### Data records

:::

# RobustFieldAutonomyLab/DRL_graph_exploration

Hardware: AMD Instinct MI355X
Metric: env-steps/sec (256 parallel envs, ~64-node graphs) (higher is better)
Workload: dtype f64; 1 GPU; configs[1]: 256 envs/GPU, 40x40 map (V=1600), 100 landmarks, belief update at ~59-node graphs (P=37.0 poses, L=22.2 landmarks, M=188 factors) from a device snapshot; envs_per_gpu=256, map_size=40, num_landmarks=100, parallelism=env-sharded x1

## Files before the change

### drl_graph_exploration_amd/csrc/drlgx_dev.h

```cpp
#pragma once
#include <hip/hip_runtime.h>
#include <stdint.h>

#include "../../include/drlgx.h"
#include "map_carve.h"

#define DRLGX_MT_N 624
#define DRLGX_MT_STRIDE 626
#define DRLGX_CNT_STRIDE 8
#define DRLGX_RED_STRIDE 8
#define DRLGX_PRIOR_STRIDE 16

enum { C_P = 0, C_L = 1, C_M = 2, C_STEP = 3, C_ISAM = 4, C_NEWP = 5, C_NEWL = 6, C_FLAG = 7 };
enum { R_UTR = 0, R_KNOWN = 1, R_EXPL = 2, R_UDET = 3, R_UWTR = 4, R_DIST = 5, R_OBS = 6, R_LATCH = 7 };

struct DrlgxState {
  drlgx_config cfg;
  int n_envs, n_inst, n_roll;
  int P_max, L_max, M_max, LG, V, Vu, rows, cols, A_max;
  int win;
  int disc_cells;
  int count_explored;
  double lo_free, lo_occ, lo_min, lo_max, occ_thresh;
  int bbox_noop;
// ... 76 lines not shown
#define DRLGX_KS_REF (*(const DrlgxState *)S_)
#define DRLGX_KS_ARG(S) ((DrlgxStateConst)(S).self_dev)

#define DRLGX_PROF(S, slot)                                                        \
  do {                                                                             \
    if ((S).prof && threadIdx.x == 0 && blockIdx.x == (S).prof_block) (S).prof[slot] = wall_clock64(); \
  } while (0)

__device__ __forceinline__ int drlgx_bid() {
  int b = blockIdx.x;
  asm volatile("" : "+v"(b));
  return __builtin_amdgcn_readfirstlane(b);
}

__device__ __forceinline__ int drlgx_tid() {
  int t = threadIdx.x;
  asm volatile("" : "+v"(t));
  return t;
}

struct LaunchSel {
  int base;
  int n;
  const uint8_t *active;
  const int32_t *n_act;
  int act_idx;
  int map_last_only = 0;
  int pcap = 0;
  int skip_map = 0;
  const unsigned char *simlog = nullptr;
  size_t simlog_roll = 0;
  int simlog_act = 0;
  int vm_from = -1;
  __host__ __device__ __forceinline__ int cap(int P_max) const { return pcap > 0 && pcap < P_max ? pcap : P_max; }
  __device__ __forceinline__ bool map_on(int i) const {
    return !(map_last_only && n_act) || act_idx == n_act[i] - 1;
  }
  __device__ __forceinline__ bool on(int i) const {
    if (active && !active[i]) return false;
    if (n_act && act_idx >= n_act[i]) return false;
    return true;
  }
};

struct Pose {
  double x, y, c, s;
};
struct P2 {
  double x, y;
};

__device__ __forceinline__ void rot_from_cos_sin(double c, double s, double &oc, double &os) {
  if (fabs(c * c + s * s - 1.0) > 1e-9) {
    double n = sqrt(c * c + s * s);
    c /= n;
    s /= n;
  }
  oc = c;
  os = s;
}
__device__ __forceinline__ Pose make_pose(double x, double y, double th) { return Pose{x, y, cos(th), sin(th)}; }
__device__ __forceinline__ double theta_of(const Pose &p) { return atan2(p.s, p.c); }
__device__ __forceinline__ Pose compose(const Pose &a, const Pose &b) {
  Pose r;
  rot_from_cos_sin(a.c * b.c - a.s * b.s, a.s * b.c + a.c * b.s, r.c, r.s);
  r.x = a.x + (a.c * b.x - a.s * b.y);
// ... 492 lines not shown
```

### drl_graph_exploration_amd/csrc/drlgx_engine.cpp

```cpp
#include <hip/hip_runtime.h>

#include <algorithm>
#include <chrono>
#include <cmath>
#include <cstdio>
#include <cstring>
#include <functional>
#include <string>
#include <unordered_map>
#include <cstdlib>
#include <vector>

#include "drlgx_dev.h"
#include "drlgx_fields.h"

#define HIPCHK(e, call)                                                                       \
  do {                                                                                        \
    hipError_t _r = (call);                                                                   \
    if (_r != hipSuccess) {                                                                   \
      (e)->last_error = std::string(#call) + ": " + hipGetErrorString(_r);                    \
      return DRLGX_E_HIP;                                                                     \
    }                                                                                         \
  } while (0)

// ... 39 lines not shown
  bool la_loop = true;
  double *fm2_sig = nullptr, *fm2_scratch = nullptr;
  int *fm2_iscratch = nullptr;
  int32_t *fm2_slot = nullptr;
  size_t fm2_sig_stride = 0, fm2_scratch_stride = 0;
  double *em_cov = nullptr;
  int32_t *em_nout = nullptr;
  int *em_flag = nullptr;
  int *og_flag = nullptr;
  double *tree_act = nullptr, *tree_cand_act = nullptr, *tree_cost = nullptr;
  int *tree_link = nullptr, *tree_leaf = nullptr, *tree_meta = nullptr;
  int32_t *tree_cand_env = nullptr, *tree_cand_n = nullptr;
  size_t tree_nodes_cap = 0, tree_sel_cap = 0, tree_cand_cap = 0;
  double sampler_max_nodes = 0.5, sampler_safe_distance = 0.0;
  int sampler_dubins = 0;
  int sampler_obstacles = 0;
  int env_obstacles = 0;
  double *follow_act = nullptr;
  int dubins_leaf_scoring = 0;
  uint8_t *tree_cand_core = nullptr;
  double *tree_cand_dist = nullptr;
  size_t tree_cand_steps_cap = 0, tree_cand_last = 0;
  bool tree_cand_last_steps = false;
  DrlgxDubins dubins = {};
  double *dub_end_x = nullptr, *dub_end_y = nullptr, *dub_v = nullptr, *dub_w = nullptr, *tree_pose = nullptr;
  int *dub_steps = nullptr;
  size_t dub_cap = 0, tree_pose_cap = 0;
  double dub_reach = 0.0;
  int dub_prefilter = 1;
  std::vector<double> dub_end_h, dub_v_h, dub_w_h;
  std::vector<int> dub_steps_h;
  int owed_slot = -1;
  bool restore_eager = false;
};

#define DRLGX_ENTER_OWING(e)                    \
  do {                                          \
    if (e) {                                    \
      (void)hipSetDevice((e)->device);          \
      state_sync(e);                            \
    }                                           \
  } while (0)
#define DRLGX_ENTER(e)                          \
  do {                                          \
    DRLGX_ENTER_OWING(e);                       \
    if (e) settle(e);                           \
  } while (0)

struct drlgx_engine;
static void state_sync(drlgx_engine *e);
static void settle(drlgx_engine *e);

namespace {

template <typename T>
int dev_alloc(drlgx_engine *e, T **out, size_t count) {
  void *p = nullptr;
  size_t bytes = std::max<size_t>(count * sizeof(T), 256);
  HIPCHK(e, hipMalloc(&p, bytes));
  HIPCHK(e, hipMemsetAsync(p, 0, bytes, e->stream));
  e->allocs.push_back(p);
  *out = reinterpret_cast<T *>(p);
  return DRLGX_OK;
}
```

:::

### Work task
Give the records again, complete and exact.

### Answer to this exercise
# RobustFieldAutonomyLab/DRL_graph_exploration

Hardware: AMD Instinct MI355X
Metric: env-steps/sec (256 parallel envs, ~64-node graphs) (higher is better)
Workload: dtype f64; 1 GPU; configs[1]: 256 envs/GPU, 40x40 map (V=1600), 100 landmarks, belief update at ~59-node graphs (P=37.0 poses, L=22.2 landmarks, M=188 factors) from a device snapshot; envs_per_gpu=256, map_size=40, num_landmarks=100, parallelism=env-sharded x1

## Files before the change

### drl_graph_exploration_amd/csrc/drlgx_dev.h

```cpp
#pragma once
#include <hip/hip_runtime.h>
#include <stdint.h>

#include "../../include/drlgx.h"
#include "map_carve.h"

#define DRLGX_MT_N 624
#define DRLGX_MT_STRIDE 626
#define DRLGX_CNT_STRIDE 8
#define DRLGX_RED_STRIDE 8
#define DRLGX_PRIOR_STRIDE 16

enum { C_P = 0, C_L = 1, C_M = 2, C_STEP = 3, C_ISAM = 4, C_NEWP = 5, C_NEWL = 6, C_FLAG = 7 };
enum { R_UTR = 0, R_KNOWN = 1, R_EXPL = 2, R_UDET = 3, R_UWTR = 4, R_DIST = 5, R_OBS = 6, R_LATCH = 7 };

struct DrlgxState {
  drlgx_config cfg;
  int n_envs, n_inst, n_roll;
  int P_max, L_max, M_max, LG, V, Vu, rows, cols, A_max;
  int win;
  int disc_cells;
  int count_explored;
  double lo_free, lo_occ, lo_min, lo_max, occ_thresh;
  int bbox_noop;
// ... 76 lines not shown
#define DRLGX_KS_REF (*(const DrlgxState *)S_)
#define DRLGX_KS_ARG(S) ((DrlgxStateConst)(S).self_dev)

#define DRLGX_PROF(S, slot)                                                        \
  do {                                                                             \
    if ((S).prof && threadIdx.x == 0 && blockIdx.x == (S).prof_block) (S).prof[slot] = wall_clock64(); \
  } while (0)

__device__ __forceinline__ int drlgx_bid() {
  int b = blockIdx.x;
  asm volatile("" : "+v"(b));
  return __builtin_amdgcn_readfirstlane(b);
}

__device__ __forceinline__ int drlgx_tid() {
  int t = threadIdx.x;
  asm volatile("" : "+v"(t));
  return t;
}

struct LaunchSel {
  int base;
  int n;
  const uint8_t *active;
  const int32_t *n_act;
  int act_idx;
  int map_last_only = 0;
  int pcap = 0;
  int skip_map = 0;
  const unsigned char *simlog = nullptr;
  size_t simlog_roll = 0;
  int simlog_act = 0;
  int vm_from = -1;
  __host__ __device__ __forceinline__ int cap(int P_max) const { return pcap > 0 && pcap < P_max ? pcap : P_max; }
  __device__ __forceinline__ bool map_on(int i) const {
    return !(map_last_only && n_act) || act_idx == n_act[i] - 1;
  }
  __device__ __forceinline__ bool on(int i) const {
    if (active && !active[i]) return false;
    if (n_act && act_idx >= n_act[i]) return false;
    return true;
  }
};

struct Pose {
  double x, y, c, s;
};
struct P2 {
  double x, y;
};

__device__ __forceinline__ void rot_from_cos_sin(double c, double s, double &oc, double &os) {
  if (fabs(c * c + s * s - 1.0) > 1e-9) {
    double n = sqrt(c * c + s * s);
    c /= n;
    s /= n;
  }
  oc = c;
  os = s;
}
__device__ __forceinline__ Pose make_pose(double x, double y, double th) { return Pose{x, y, cos(th), sin(th)}; }
__device__ __forceinline__ double theta_of(const Pose &p) { return atan2(p.s, p.c); }
__device__ __forceinline__ Pose compose(const Pose &a, const Pose &b) {
  Pose r;
  rot_from_cos_sin(a.c * b.c - a.s * b.s, a.s * b.c + a.c * b.s, r.c, r.s);
  r.x = a.x + (a.c * b.x - a.s * b.y);
// ... 492 lines not shown
```

### drl_graph_exploration_amd/csrc/drlgx_engine.cpp

```cpp
#include <hip/hip_runtime.h>

#include <algorithm>
#include <chrono>
#include <cmath>
#include <cstdio>
#include <cstring>
#include <functional>
#include <string>
#include <unordered_map>
#include <cstdlib>
#include <vector>

#include "drlgx_dev.h"
#include "drlgx_fields.h"

#define HIPCHK(e, call)                                                                       \
  do {                                                                                        \
    hipError_t _r = (call);                                                                   \
    if (_r != hipSuccess) {                                                                   \
      (e)->last_error = std::string(#call) + ": " + hipGetErrorString(_r);                    \
      return DRLGX_E_HIP;                                                                     \
    }                                                                                         \
  } while (0)

// ... 39 lines not shown
  bool la_loop = true;
  double *fm2_sig = nullptr, *fm2_scratch = nullptr;
  int *fm2_iscratch = nullptr;
  int32_t *fm2_slot = nullptr;
  size_t fm2_sig_stride = 0, fm2_scratch_stride = 0;
  double *em_cov = nullptr;
  int32_t *em_nout = nullptr;
  int *em_flag = nullptr;
  int *og_flag = nullptr;
  double *tree_act = nullptr, *tree_cand_act = nullptr, *tree_cost = nullptr;
  int *tree_link = nullptr, *tree_leaf = nullptr, *tree_meta = nullptr;
  int32_t *tree_cand_env = nullptr, *tree_cand_n = nullptr;
  size_t tree_nodes_cap = 0, tree_sel_cap = 0, tree_cand_cap = 0;
  double sampler_max_nodes = 0.5, sampler_safe_distance = 0.0;
  int sampler_dubins = 0;
  int sampler_obstacles = 0;
  int env_obstacles = 0;
  double *follow_act = nullptr;
  int dubins_leaf_scoring = 0;
  uint8_t *tree_cand_core = nullptr;
  double *tree_cand_dist = nullptr;
  size_t tree_cand_steps_cap = 0, tree_cand_last = 0;
  bool tree_cand_last_steps = false;
  DrlgxDubins dubins = {};
  double *dub_end_x = nullptr, *dub_end_y = nullptr, *dub_v = nullptr, *dub_w = nullptr, *tree_pose = nullptr;
  int *dub_steps = nullptr;
  size_t dub_cap = 0, tree_pose_cap = 0;
  double dub_reach = 0.0;
  int dub_prefilter = 1;
  std::vector<double> dub_end_h, dub_v_h, dub_w_h;
  std::vector<int> dub_steps_h;
  int owed_slot = -1;
  bool restore_eager = false;
};

#define DRLGX_ENTER_OWING(e)                    \
  do {                                          \
    if (e) {                                    \
      (void)hipSetDevice((e)->device);          \
      state_sync(e);                            \
    }                                           \
  } while (0)
#define DRLGX_ENTER(e)                          \
  do {                                          \
    DRLGX_ENTER_OWING(e);                       \
    if (e) settle(e);                           \
  } while (0)

struct drlgx_engine;
static void state_sync(drlgx_engine *e);
static void settle(drlgx_engine *e);

namespace {

template <typename T>
int dev_alloc(drlgx_engine *e, T **out, size_t count) {
  void *p = nullptr;
  size_t bytes = std::max<size_t>(count * sizeof(T), 256);
  HIPCHK(e, hipMalloc(&p, bytes));
  HIPCHK(e, hipMemsetAsync(p, 0, bytes, e->stream));
  e->allocs.push_back(p);
  *out = reinterpret_cast<T *>(p);
  return DRLGX_OK;
}
```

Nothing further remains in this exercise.